# What you are asked to do
Lines with the word "policy" in them are the ones to copy from the records.

# Material for the task

inline const OptionInfo* option_table() {
  static const OptionInfo t[OPT_COUNT] = {
      {"pw_glds", 1, false, "fp32 1x1 convs / grouped GEMMs on the LDS-DMA kernels of conv_pw.hip (0: conv_igemm)"},
      {"pw256_mink", 1024, false, "fewest input channels for the 256 x 128 three-stage kernel"},
      {"pw256_mintiles", 256, false, "fewest 256 x 128 tiles for that kernel"},
      {"pw256_phase", 1, false, "the two waves of a SIMD request their LDS-DMA pieces half an iteration apart"},
      {"pw256_skip_pad", 1, false, "256 x 128 kernel, grouped GEMMs: waves whose rows are all group padding issue no MFMAs (0: compute the zero rows)"},
      {"pw256w_mink", 768, false, "fewest input channels for the 256 x 256 two-stage kernel (0: off)"},
      {"pw256w_mintiles", 1536, false, "fewest 256 x 256 tiles for that kernel"},
      {"pw256p_mink", 512, false, "fewest input channels for the persistent 256 x 128 kernel (conv_pw256p.hip; 0: off)"},
      {"pw256p_mintiles", 512, false, "fewest 256 x 128 tiles for that kernel"},
      {"pw256p_flush", 512, false, "most input channels of a Winograd position GEMM (two-level accumulation) that runs on the persistent kernel (0: none)"},
      {"pw256p_order", 1, false, "persistent 256 x 128 kernel: 1 = the workgroups of an XCD walk its run of tiles side by side (neighbours share operand panels in L2), 0 = one contiguous run per workgroup"},
      {"pw256p_streamk", 1, false, "persistent 256 x 128 kernel: the tail tiles' k-tiles as one stream in equal runs per workgroup (0: every tail tile cut into the same number of parts)"},
      {"pw256wp_mink", 512, false, "fewest input channels for the persistent 256 x 256 kernel (conv_pw256wp.hip; 0: off)"},
      {"pw256wp_mintiles", 768, false, "fewest 256 x 256 tiles for that kernel"},
      {"pw256wp_npre", 0, false, "persistent 256 x 256 kernel: accumulator blocks per in-place epilogue group (2 or 4; 0 = two with a residual, four without)"},
      {"pw256wp_stagger", 0, false, "persistent 256 x 256 kernel: spread of the workgroups' start times in sleeps of ~3.4 us (their tile boundaries -- 512 KiB of epilogue traffic per CU -- then fall at different times)"},
      {"pw_ares", 1, false, "K = 128 / 256 pointwise layers on the persistent A-resident kernel (conv_pw_ares.hip)"},
      {"pw_skinny", 1, false, "grouped pointwise launches with at most 64 data rows per group (the PSP pyramid's per-scale convs and Q tables at batch 1) on the skinny weight-streaming kernel (gemm_skinny.hip: 6 KiB of LDS, fits next to any other kernel; 0: the MFMA kernels on 128-row padded tiles)"},
      {"pw_ares_minunits", 512, false, "fewest (m-tile, n-tile) units for that kernel"},
      {"patch_mintiles", 1024, false, "3x3 convs of 16 / 32 input channels on the persistent LDS-patch kernel (conv_patch.hip) from this many 8 x 16 output tiles (0: off)"},
      {"stem_nchw", 1, false, "prediction forward: the first stem conv reads the NCHW input itself (conv_patch.hip, NCHW variant) instead of a layout pass + NHWC conv (fp32 mode, when the patch kernel takes the layer)"},
      {"bn64_maxk", 256, true, "128 x 64 tiles for layers with at most this many input channels"},
      {"pw_bn64_maxk", 128, true, "pointwise layers / Winograd position GEMMs: weights PACKED 64 wide up to this many input channels (wider layers: 128-wide packing, 64-wide tiles chosen per shape)"},
      {"pw64_maxtiles", 512, false, "a 128-wide-packed pointwise layer with at most bn64_maxk input channels runs 128 x 64 tiles while its 128 x 128 tiling has fewer tiles than this (two per CU)"},
      {"fp32_bk", 0, true, "16: force 16-channel k-tiles in conv_igemm (experiment)"},
      {"nchunk", 8, false, "n-tiles per chunk of the tile order (0: n fastest over all n-tiles)"},
      {"res_prefetch", 1, false, "request the first residual rows before the last k-tile's MFMAs"},
      {"split_model", 1, false, "tail split-K plan counts CUs (1) or resident slots (0)"},
      {"rs_conv", 1, true, "emulated modes: non-pointwise convs on conv_rs.hip (0: fp32 MFMA kernel)"},
      {"rs_bn64_maxk", 128, true, "emulated modes: 128 x 64 tiles up to this many input channels"},
      {"rs256_mink", 512, false, "emulated modes: fewest input channels for the 256 x 256 kernel"},
      {"rs256_mintiles", 256, false, "emulated modes: fewest 256 x 256 tiles for it"},
      {"rs64_maxk", 512, false, "emulated modes: 64 x 64 tiles up to this many input channels"},
      {"rs64_maxtiles", 128, false, "emulated modes: ... and below this many 128-row tiles"},
      {"wino_m", 0, true, "4 / 5 / 6: force one Winograd form on every eligible layer (0: policy)"},
      {"wino_head_m", 0, true, "4 / 5 / 6: Winograd form of the PSP bottleneck (0: policy)"},
      {"wino6_maxdil", 4, true, "largest dilation that gets an F(6x6) form"},
      {"wino5_mindil", 4, true, "smallest dilation that also gets an F(5x5) form (0: none)"},
      {"wino_flush_ch", 64, true, "channels per partial sum of the position GEMMs' two-level accumulation (0: off)"},
      {"wino_min_cin", 0, true, "fewest input channels of a Winograd layer (0: the planner's policy)"},
      {"wino_narrow_minpix", 20000, false, "layers under 128 channels take their Winograd form from this many input pixels on (round 6: 100 000 -> 20 000 -- with the small-problem transforms one 720 x 720 map's layer1 conv2, 32 400 pixels, gains 5 us per layer as F(6x6); profiles/r9e)"},
      {"wino_small_maxwg", 1024, false, "Winograd transforms: launches with fewer workgroups than this of the one-thread-per-tile kernels take the small-problem variants (a workgroup per tile and 64-channel slice, a thread per line, through LDS; bit-identical; 0: never)"},
      {"defer_splitk", 1, false, "a Bottleneck conv1 whose every tile is split along k leaves its partial tiles unsummed and conv2's (small-problem) Winograd input transform sums them: one launch fewer per block at batch 1, bit-identical (0: every conv runs its own reduce); read when a (B, H, W) plan is built"},
      {"ppm_overlap", -1, false, "pyramid branch of the PSP head on a side stream: 0 / 1, -1 = by size"},
      {"ppm_grouped", -1, false, "per-scale PSP GEMMs as one grouped launch: 0 / 1, -1 = by size"},
      {"ppm_term_rows", 1, false, "folded pyramid term: one wave per output row, no barrier in the row loop (0: the workgroup-wide two-phase kernel)"},
      {"ppm_group_rows", 0, false, "pyramid pooling, row pass: rows added up per workgroup (1..5; 0 = by size: as many as still leave ~768 workgroups)"},
      {"rcnn_wino_m", 0, true, "detector front end: 4 / 5 / 6 pins one Winograd form (0: per shape)"},
      {"rcnn_stem_s2d", 1, true, "detector stem 7x7 stride 2 as a space-to-depth 4x4 conv"},
      {"rcnn_rpn_fused", 1, false, "detector: the RPN head on all five pyramid levels as one chain (five input transforms, ONE grouped Winograd GEMM, five output transforms, one objectness and one anchor-delta GEMM over all levels' rows: 12 launches instead of 25); read when a (B, H, W) plan is built"},
      {"rcnn_fpn_overlap", 0, false, "detector: the FPN output convs of p5, p4, p3 on a side stream next to the lateral / top-down chain that ends in p2's (round 5 experiment, bit-identical; measured SLOWER at batch 1, 5.70 against 5.61 ms per frame, profiles/r8: off); read when a (B, H, W) plan is built"},
      {"rcnn_rank_sort", 1, false, "detector: the RPN candidates of an image are ordered by counting the larger keys (n / 64 workgroups) instead of one workgroup's bitonic sort (round 5; same order: the keys are distinct)"},
      {"rcnn_topk_slice", 20480, false, "detector: objectness logits per workgroup of the per-level top-k (a level is cut into up to 8 ranges whose k largest are merged by counting; 0: one workgroup per level, round 4)"},
      {"rcnn_nms_levels", 1, false, "detector: the proposal NMS level by level (five 16 x 16-word suppression blocks and five scans per image side by side, post-NMS top-k by counting) instead of one score-sorted list per image (round 5; same proposals)"},
      {"fmm_local32", 1, false, "goal solver: single-precision local solve inside a tile"},
      {"fmm_max_passes", 24, false, "goal solver: hard ceiling of the second-order ordering passes; they stop as soon as a pass changes nothing (6-10 passes on the agent's 960 x 960 map; peanut_goal_converged reports whether they reached their fixed point)"},
      {"fmm_blocked", 1, false, "goal solver: a wave relaxes its 8 x 8 block of the tile to convergence between workgroup barriers (round 5; 0: one Jacobi sweep of the whole tile per barrier pair)"},
      {"fmm_inner", 48, false, "goal solver: iterations a wave spends on its block before it publishes it (blocked rounds)"},
  };
  return t;
}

# Final answer
      {"wino_m", 0, true, "4 / 5 / 6: force one Winograd form on every eligible layer (0: policy)"},
      {"wino_head_m", 0, true, "4 / 5 / 6: Winograd form of the PSP bottleneck (0: policy)"},
      {"wino_min_cin", 0, true, "fewest input channels of a Winograd layer (0: the planner's policy)"},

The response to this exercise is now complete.